Task objective:
In the entries that follow, the lines from the one with "const size_t at" through the one with "int box_copy(FfnCanvas* c, int" are the ones to write out, exactly and with both ends included. Nothing else should appear.

Provided material:
+static int step_record(const ibh_part* p, ibh_launch_rec& r);
+static int rec_build(const ibh_part* p, RecEntry entry, int flags, ibh_launch_rec& r) {
+    r = ibh_launch_rec();
+    r.flags = flags;
+    if (entry == REC_STEP) return step_record(p, r);
+    const Phase ph(flags);
+    const AdvPath path = advection_path(p, flags);
+    r.path = path;
+    if (ph.any() || (path != ADV2_IMAGE && path != ADV2_FUSE_ALL)) return 0;
+    const int k = path == ADV2_IMAGE ? 1 : 0;
+    if (k == 0 && p->rows_ok && T.rows && !(flags & IBH_NO_QUAD) && T.quad_variant == 0) return 0;
+    if (quads_usable(p, k, flags)) {
+        const QuadPlan P = quad_plan(p, k, ph);
+        const bool dflt = P.kq == QuadKernel(k_sweep_quad<false, false>) || P.kq == QuadKernel(k_sweep_quad<true, false>);
+        if (!dflt || P.rows_second || T.quad_variant != 0 || T.quad_parts != 3) return 0;
+        return rec_fill(r, P.kq, P.nwg, P.a);
+    }
+    const BlockPlan B = block_plan(p, k ? p->img_list : nullptr, k ? ph.of(p->n_img_int, p->n_img) : ph.of(p->nB1, p->nblk));
+    return rec_fill(r, B.kb, B.nwg, B.a);
+}
+
+static const ibh_launch_rec* rec_get(ibh_part* p, RecEntry entry, int flags, int* rc) {
+    ibh_launch_rec* set = p->rec[entry];
+    for (int i = 0; i < IBH_REC_SLOTS; ++i)
+        if (set[i].epoch == tuning_epoch && set[i].flags == flags) return set + i;
+    ibh_launch_rec& r = set[p->rec_next[entry]];
+    p->rec_next[entry] = (p->rec_next[entry] + 1) % IBH_REC_SLOTS;
+    if ((*rc = rec_build(p, entry, flags, r))) {
+        r.epoch = 0;
+        return nullptr;
+    }
+    r.epoch = tuning_epoch;
+    return &r;
+}
+
+struct RecCall {
+    alignas(16) unsigned char kb[IBH_REC_ARG_BYTES];
+    size_t bytes;
+    void* extra[5];
+    const ibh_launch_rec& r;
+    RecCall(const ibh_launch_rec& rec, const float* u, const float* C, int64_t ldc, float* ud, const float* dtp) : r(rec) {
+        memcpy(kb, r.args, r.bytes);
+        SweepHead* h = (SweepHead*)kb;
+        h->u = u;
+        h->C = C;
+        h->ldc = (uint32_t)ldc;
+        h->ud = ud;
+        if (dtp) ((QuadArgs*)kb)->dtp = dtp;
+        bytes = r.bytes;
+        extra[0] = HIP_LAUNCH_PARAM_BUFFER_POINTER;
+        extra[1] = kb;
+        extra[2] = HIP_LAUNCH_PARAM_BUFFER_SIZE;
+        extra[3] = &bytes;
+        extra[4] = HIP_LAUNCH_PARAM_END;
+    }
+    hipError_t launch() { return hipModuleLaunchKernel(r.fn, r.grid, 1, 1, r.wg, 1, 1, 0, ibh_stream, nullptr, extra); }
+};
 
 static int adv2_mixed(ibh_part* p, const AdvArgs& a, int flags, Phase ph) {
     const bool defer = p->n_nf_int == 0;
@@ -1613,17 +1752,15 @@
     for (const auto& k : keys)
         if (!strcmp(key, k.key)) {
             *k.value = value;
+            ++tuning_epoch;
             return 0;
         }
     return ibh_fail(-1, "ibh_set_tuning: unknown key", __FILE__, __LINE__);
 }
 
-int ibh_residual_advection(ibh_part* p, const float* u, const float* C, int64_t ldc, float* ud, int flags) {
-    IBH_REQUIRE(p && u && C && ud, "ibh_residual_advection: null argument");
-    if (p->nc == 0) return 0;
+static int advection_by_launcher(ibh_part* p, const AdvArgs& a, int flags) {
     const Phase ph(flags);
     IBH_REQUIRE(ph.valid(), IBH_PHASES_EXCLUSIVE);
-    const AdvArgs a{u, C, ldc, ud};
     const AdvPath path = advection_path(p, flags);
     int rc = 0;
     switch (path) {
@@ -1640,9 +1777,25 @@
 }
 
 int ibh_residual_advection_n(ibh_part* p, const float* u, const float* C, int64_t ldc, float* ud, int flags, int n) {
+    if (n <= 0) return 0;
+    IBH_REQUIRE(p && u && C && ud, "ibh_residual_advection: null argument");
+    if (p->nc == 0) return 0;
     int rc = 0;
-    for (int i = 0; i < n && !rc; ++i) rc = ibh_residual_advection(p, u, C, ldc, ud, flags);
+    const ibh_launch_rec* r = rec_get(p, REC_ADVECTION, flags, &rc);
+    if (!r) return rc;
+    if (r->fn) {
+        RecCall call(*r, u, C, ldc, ud, nullptr);
+        for (int i = 0; i < n; ++i) IBH_HIP(call.launch());
+        IBH_LAUNCH_CHECK();
+        return 0;
+    }
+    const AdvArgs a{u, C, ldc, ud};
+    for (int i = 0; i < n && !rc; ++i) rc = advection_by_launcher(p, a, flags);
     return rc;
+}
+
+int ibh_residual_advection(ibh_part* p, const float* u, const float* C, int64_t ldc, float* ud, int flags) {
+    return ibh_residual_advection_n(p, u, C, ldc, ud, flags, 1);
 }
 
 int ibh_residual_euler_hll(ibh_part* p, const float* P, int64_t ldp, float* R, int64_t ldr, const ibh_fluid* fluid,
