void pack_weights(const Geom& g, const float* const* w, std::vector<__half>& w16, std::vector<__half>& w16x2,
                  std::vector<float>& w32) {
  const int nconv = g.nconv;
  w16.assign(w16_layer_offset_halfs(nconv), __float2half(0.f));
  w16x2.assign(2 * w16_layer_offset_halfs(nconv), __float2half(0.f));
  w32.assign(w32_layer_offset_floats(nconv), 0.f);
  for (int l = 0; l < nconv; ++l) {
    const int cin = l == 0 ? 2 : 32;
    const int nch = l == 0 ? 2 : 4;
    const int cin_pad = l == 0 ? 4 : 32;
    __half* d16 = w16.data() + w16_layer_offset_halfs(l);
    __half* d16hi = w16x2.data() + 2 * w16_layer_offset_halfs(l);
    __half* d16lo = d16hi + (w16_layer_offset_halfs(l + 1) - w16_layer_offset_halfs(l));
    float* d32 = w32.data() + w32_layer_offset_floats(l);
    for (int tap = 0; tap < 27; ++tap)
      for (int ci = 0; ci < cin; ++ci)
        for (int co = 0; co < 32; ++co) {
          const float v = w[l][((size_t)tap * cin + ci) * 32 + co];
          {
            const int row = tap / 3, n = (tap % 3) * 32 + co;
            const size_t at = (((size_t)row * nch + ci / 8) * 12 + n / 8) * 64 + (n % 8) * 8 + (ci % 8);
            d16[at] = __float2half_rn(v);
            const float vs = v * (float)(1 << kSplitShift);
            const __half h = __float2half_rn(vs);
            d16hi[at] = h;
            d16lo[at] = __float2half_rn(vs - __half2float(h));
          }
          d32[((size_t)tap * cin_pad + ci) * 32 + co] = v;
        }
  }
}

int box_copy(FfnCanvas* c, int which, const int32_t lo[3], const int32_t sz[3], void* host, bool to_host) {
  const CanvasDev& cv = c->cv;
  for (int k = 0; k < 3; ++k) {
    const int dim = k == 0 ? cv.sz : k == 1 ? cv.sy : cv.sx;
    if (lo[k] < 0 || sz[k] <= 0 || lo[k] + sz[k] > dim) return fail("box out of canvas bounds");
  }
  size_t esz = 0;
  char* base = nullptr;
  switch (which) {
    case FFN_ARRAY_SEED: esz = 4; base = reinterpret_cast<char*>(c->ob[0].seed); break;
    case FFN_ARRAY_SEGMENTATION: esz = 4; base = reinterpret_cast<char*>(cv.seg); break;
    case FFN_ARRAY_QPROB:
      if (!cv.qprob) return fail("canvas was created without probability maps");
      esz = 1; base = reinterpret_cast<char*>(cv.qprob); break;
    default: return fail("unknown array id");
  }
  cudaMemcpy3DParms prm{};
  cudaPitchedPtr dev = make_cudaPitchedPtr(base, (size_t)cv.sx * esz, (size_t)cv.sx * esz, cv.sy);
  cudaPitchedPtr hst = make_cudaPitchedPtr(host, (size_t)sz[2] * esz, (size_t)sz[2] * esz, sz[1]);
  prm.extent = make_cudaExtent((size_t)sz[2] * esz, sz[1], sz[0]);
  if (to_host) {
    prm.srcPtr = dev;
    prm.srcPos = make_cudaPos((size_t)lo[2] * esz, lo[1], lo[0]);
    prm.dstPtr = hst;
    prm.kind = cudaMemcpyDeviceToHost;
  } else {
    prm.dstPtr = dev;
    prm.dstPos = make_cudaPos((size_t)lo[2] * esz, lo[1], lo[0]);
    prm.srcPtr = hst;
    prm.kind = cudaMemcpyHostToDevice;
  }
  CUDA_OK(cudaMemcpy3D(&prm));
  return 0;
// ... 69 lines not shown
  CUDA_OK(cudaMemcpy(d_wlom, weights_dhwio[g.nconv], 32 * sizeof(float), cudaMemcpyHostToDevice));
  e->w.w16 = d_w16;
  e->w.w32 = d_w32;
  e->w.bias = d_bias;
  e->w.w_lom = d_wlom;
  e->w.b_lom = biases[g.nconv][0];
  e->owned = {d_w16, d_w16x2, d_w32, d_bias, d_wlom};

  Workspace& ws = e->ws;
  const size_t ra = (size_t)g.rows_alloc;
  if (dev_alloc(&ws.act0_l, 2 * ra * 8)) return 1;
  if (dev_alloc(&ws.act_l[0], 4 * ra * 8)) return 1;
  if (dev_alloc(&ws.act_l[1], 4 * ra * 8)) return 1;
  if (dev_alloc(&ws.act0_f, ra)) return 1;
  if (dev_alloc(&ws.act_f[0], 8 * ra)) return 1;
  if (dev_alloc(&ws.act_f[1], 8 * ra)) return 1;
  if (dev_alloc(&ws.res, 8 * ra)) return 1;
  if (dev_alloc(&ws.bar, 1)) return 1;
  if (dev_alloc(&ws.abort_flag, 1)) return 1;
  if (dev_alloc(&ws.prof, 32 + kTraceEvents * kTraceTiles)) return 1;
  for (void* p : std::vector<void*>{ws.act0_l, ws.act_l[0], ws.act_l[1], ws.act0_f, ws.act_f[0], ws.act_f[1], ws.res,
                                    ws.bar, ws.abort_flag, ws.prof})
    e->owned.push_back(p);
  {
    std::vector<uint8_t> flags((size_t)g.nt * 64);
    for (int t = 0; t < g.nt; ++t)
      for (int i = 0; i < 64; ++i) flags[(size_t)t * 64 + i] = row_flags_byte(g, t, i / 8, i % 8);
    uint8_t* d_flags = nullptr;
    if (dev_alloc(&d_flags, flags.size())) return 1;
    e->owned.push_back(d_flags);
    CUDA_OK(cudaMemcpy(d_flags, flags.data(), flags.size(), cudaMemcpyHostToDevice));
    ws.row_flags = d_flags;
  }
  for (int k = 0; k < kMaxChains; ++k) {
    ChainDev& cw = e->cws[k];
    if (dev_alloc(&cw.act0_h, 2 * ra * 8)) return 1;
    if (dev_alloc(&cw.act_h[0], 4 * ra * 8)) return 1;
    if (dev_alloc(&cw.act_h[1], 4 * ra * 8)) return 1;
    if (dev_alloc(&cw.seed_raw[0], (size_t)g.nt * kTileM)) return 1;
    if (dev_alloc(&cw.seed_raw[1], (size_t)g.nt * kTileM)) return 1;
    if (dev_alloc(&cw.logits, (size_t)g.nt * kTileM)) return 1;
    if (dev_alloc(&cw.count, 4)) return 1;
    if (dev_alloc(&cw.bar, 1)) return 1;
    if (dev_alloc(&cw.res, (size_t)g.nt * kTileM * kFeat)) return 1;
    for (void* p : std::vector<void*>{cw.act0_h, cw.act_h[0], cw.act_h[1], cw.seed_raw[0], cw.seed_raw[1], cw.logits,
                                      cw.count, cw.bar, cw.res})
      e->owned.push_back(p);
  }
  {
    typedef CUresult (*EncodeFn)(CUtensorMap*, CUtensorMapDataType, cuuint32_t, void*, const cuuint64_t*, const cuuint64_t*,
                                 const cuuint32_t*, const cuuint32_t*, CUtensorMapInterleave, CUtensorMapSwizzle,
                                 CUtensorMapL2promotion, CUtensorMapFloatOOBfill);
    void* fn = nullptr;
    cudaDriverEntryPointQueryResult qres;
    bool ok = cudaGetDriverEntryPoint("cuTensorMapEncodeTiled", &fn, cudaEnableDefault, &qres) == cudaSuccess && fn &&
              qres == cudaDriverEntryPointSuccess;
    const int seg_rows = kTileOut + 2 * g.halo;
    for (int k = 0; ok && k < kMaxChains; ++k)
      for (int i = 0; ok && i < 3; ++i) {
        const cuuint32_t nch = i == 0 ? 2 : 4;
        void* base = i == 0 ? (void*)e->cws[k].act0_h : (void*)e->cws[k].act_h[i - 1];
        const cuuint64_t dims[4] = {8, (cuuint64_t)(g.rows_alloc - 2 * g.pp), 3, nch};
        const cuuint64_t strides[3] = {16, (cuuint64_t)g.pp * 16, (cuuint64_t)g.rows_alloc * 16};
        const cuuint32_t box[4] = {8, (cuuint32_t)seg_rows, 3, nch};
        const cuuint32_t estr[4] = {1, 1, 1, 1};
        ok = reinterpret_cast<EncodeFn>(fn)(&e->tmap[k][i], CU_TENSOR_MAP_DATA_TYPE_FLOAT16, 4, base, dims, strides, box, estr,
                                            CU_TENSOR_MAP_INTERLEAVE_NONE, CU_TENSOR_MAP_SWIZZLE_NONE,
                                            CU_TENSOR_MAP_L2_PROMOTION_L2_128B, CU_TENSOR_MAP_FLOAT_OOB_FILL_NONE) == CUDA_SUCCESS;
      }
    const char* env = std::getenv("FFN_B200_TMAP");
    e->use_tmap = (ok && env && std::atoi(env) != 0) ? 1 : 0;
  }
  if (dev_alloc(&e->d_ctl, 1)) return 1;
  if (dev_alloc(&e->d_round_flag, 1)) return 1;
  if (dev_alloc(&e->d_dummy_state, kMaxBufs)) return 1;
  if (dev_alloc(&e->d_dummy_sched, 1)) return 1;
  for (void* p : std::vector<void*>{e->d_ctl, e->d_round_flag, e->d_dummy_state, e->d_dummy_sched}) e->owned.push_back(p);
  *out = e.release();
  return 0;
}
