+                     "ldo_i %% 8 == 0, a_rows >= M rounded up to 256, M %% 8 == 0 with a transposed output, and at least 8 tiles");
+        long n0 = 0;
+        for (int i = 0; i < n_proj; ++i) {
+            const int rc = gemm_entry<false>(A, lda, (const bf16_t*)W + n0 * ldw, ldw, bias_bf16 ? (const bf16_t*)bias_bf16 + n0 : nullptr, M, N[i], K,
+                                             epilogue[i], out[i], ldo[i], nullptr, nullptr, 0, tile_cfg, stream);
+            if (rc) return rc;
+            n0 += N[i];
+        }
+        return 0;
+    }
+    UV_CHECK_ARG(lda % 8 == 0 && ldw % 8 == 0, "uv_gemm_bf16_nt_group: lda/ldw must be multiples of 8 elements");
+    UV_CHECK_ARG(((uintptr_t)A & 15) == 0 && ((uintptr_t)W & 15) == 0 && ((uintptr_t)bias_bf16 & 7) == 0,
+                 "uv_gemm_bf16_nt_group: A and W must be 16-byte aligned, bias 8-byte aligned");
+    UV_CHECK_ARG(lda >= K && ldw >= K, "uv_gemm_bf16_nt_group: lda=%ld / ldw=%ld below K=%d", lda, ldw, K);
+    GemmGroupArgs a;
+    a.A = (const bf16_t*)A; a.W = (const bf16_t*)W; a.bias = (const bf16_t*)bias_bf16;
+    a.lda = lda; a.ldw = ldw; a.M = M; a.K = K; a.n_proj = n_proj; a.gm = 0;
+    a.zeros = uv_zero_page();
+    UV_CHECK_ARG(a.zeros, "uv_gemm_bf16_nt_group: zero page missing (call uv_init)");
+    a.tiles_m = (M + 255) / 256;
+    UV_CHECK_ARG(lda < (1L << 22) && ldw < (1L << 22), "uv_gemm_bf16_nt_group: lda=%ld / ldw=%ld: the kernel's lane offsets take 256 rows in 32 bits", lda, ldw);
+    int tn = 0;
+    a.tile_end = 0; a.trans = 0;
+    for (int i = 0; i < UV_GROUP_MAX; ++i) {
+        const bool live = i < n_proj;
+        if (live) {
+            UV_CHECK_ARG(((uintptr_t)out[i] & 15) == 0, "uv_gemm_bf16_nt_group: projection %d: output must be 16-byte aligned", i);
+            UV_CHECK_ARG(ldo[i] >= (epilogue[i] == UV_EPI_BF16_T ? M : N[i]) && ldo[i] < (1L << 23), "uv_gemm_bf16_nt_group: projection %d: ldo=%ld too small (or 2^23 and above)", i, ldo[i]);
+            tn += N[i] / 256;
+            if (epilogue[i] == UV_EPI_BF16_T) a.trans |= 1 << i;
+        }
+        a.tile_end |= (uint32_t)(i + 1 < n_proj ? tn : 255) << (8 * i);
+        a.out[i] = live ? (bf16_t*)out[i] : nullptr;
+        a.ldo[i] = live ? (int)ldo[i] : 0;
+    }
+    a.tiles_n = tn;
+    return launch_8ph_group<false>(a, (hipStream_t)stream);
+}
+
 extern "C" int uv_gemm_bf16_nt_ssq(const void* A, long lda, const void* W, long ldw, const void* bias_bf16, int M, int N, int K,
                                    void* out, long ldo, float* ssq, long ld_ssq, int tile_cfg, void* stream) {
     return gemm_entry<false>(A, lda, W, ldw, bias_bf16, M, N, K, UV_EPI_BF16_SSQ, out, ldo, nullptr, nullptr, 0, tile_cfg, stream, ssq, ld_ssq);
diff --git a/univid_amd/csrc/gemm_bf16_kernels.h b/univid_amd/csrc/gemm_bf16_kernels.h
--- a/univid_amd/csrc/gemm_bf16_kernels.h
+++ b/univid_amd/csrc/gemm_bf16_kernels.h
@@ -892,6 +892,194 @@
     asm volatile("s_waitcnt vmcnt(0)" ::: "memory");
 }
 
+#define UV_GROUP_MAX 4
+struct GemmGroupArgs {
+    const bf16_t* A;
+    const bf16_t* W;
+    const bf16_t* bias;
+    const float* zeros;
+    long lda, ldw;
+    int M, K;
+    int tiles_m, tiles_n;
+    int gm;
+    int n_proj;
+    uint32_t tile_end;
+    int trans;
+    bf16_t* out[UV_GROUP_MAX];
+    int ldo[UV_GROUP_MAX];
+};
+
+template <bool ROWBIAS, bool MASK, bool F16>
+__device__ __forceinline__ void epi_pair16_group(bf16_t* o, int ldo, const bf16_t* bias, int rows, int cols, int mb, int nb,
+                                                 const f32x4& a0, const f32x4& a1, int frow, int fq) {
+    const int m = mb + frow;
+    uint32_t w[2][2];
+    if (ROWBIAS) {
+        const float b = in16<F16>(bias[m]);
+        w[0][0] = pack16_2<F16>(a0[0] + b, a0[1] + b); w[0][1] = pack16_2<F16>(a0[2] + b, a0[3] + b);
+        w[1][0] = pack16_2<F16>(a1[0] + b, a1[1] + b); w[1][1] = pack16_2<F16>(a1[2] + b, a1[3] + b);
+    } else {
+#pragma unroll
+        for (int f = 0; f < 2; ++f) {
+            const u32x2 bb = *(const u32x2*)(bias + nb + 16 * f + 4 * fq);
+            const f32x4& a = f ? a1 : a0;
+            w[f][0] = pack16_2<F16>(a[0] + in16<F16>((bf16_t)(bb[0] & 0xffff)), a[1] + in16<F16>((bf16_t)(bb[0] >> 16)));
+            w[f][1] = pack16_2<F16>(a[2] + in16<F16>((bf16_t)(bb[1] & 0xffff)), a[3] + in16<F16>((bf16_t)(bb[1] >> 16)));
+        }
+    }
+    const auto s0 = __builtin_amdgcn_permlane16_swap(w[0][0], w[1][0], false, false);
+    const auto s1 = __builtin_amdgcn_permlane16_swap(w[0][1], w[1][1], false, false);
+    const u32x4 v = {(uint32_t)s0[0], (uint32_t)s1[0], (uint32_t)s0[1], (uint32_t)s1[1]};
+    const int col = nb + ((fq & 1) << 4) + ((fq >> 1) << 3);
+    if (!MASK || (m < rows && col < cols)) *(u32x4*)(o + (uint32_t)(m * ldo + col)) = v;
+}
+
+template <bool ROWBIAS, bool MASK, bool F16>
+__device__ __forceinline__ void epi_tile_group(bf16_t* o, int ldo, const bf16_t* bias, int rows, int cols, const f32x4 (&acc)[2][2][2][4],
+                                               int wr, int wc, int frow, int fq) {
+#pragma unroll
+    for (int hm = 0; hm < 2; ++hm)
+#pragma unroll
+        for (int j = 0; j < 4; ++j)
+#pragma unroll
+            for (int hn = 0; hn < 2; ++hn)
+                epi_pair16_group<ROWBIAS, MASK, F16>(o, ldo, bias, rows, cols, hm * 128 + wr * 64 + j * 16, hn * 128 + wc * 32,
+                                                     acc[hn][hm][0][j], acc[hn][hm][1][j], frow, fq);
+}
+
+template <bool F16 = false>
+__global__ __launch_bounds__(512) void gemm_bf16_8ph_group_kernel(GemmGroupArgs p) {
+    constexpr bool TRANS = false;
+    constexpr int VAR = 5;
+    constexpr int HALF = 16384;
+    constexpr int BUF = 4 * HALF;
+    extern __shared__ __attribute__((aligned(16))) char smem[];
+
+    const int tid = threadIdx.x;
+    const int lane = tid & 63;
+    const int wave = __builtin_amdgcn_readfirstlane(tid >> 6);
+    const int wr = wave >> 2, wc = wave & 3;
+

Answer for the task:
            const size_t at = (((size_t)row * nch + ci / 8) * 12 + n / 8) * 64 + (n % 8) * 8 + (ci % 8);
            d16[at] = __float2half_rn(v);
            const float vs = v * (float)(1 << kSplitShift);
            const __half h = __float2half_rn(vs);
            d16hi[at] = h;
            d16lo[at] = __float2half_rn(vs - __half2float(h));
          }
          d32[((size_t)tap * cin_pad + ci) * 32 + co] = v;
        }
  }
}

int box_copy(FfnCanvas* c, int which, const int32_t lo[3], const int32_t sz[3], void* host, bool to_host) {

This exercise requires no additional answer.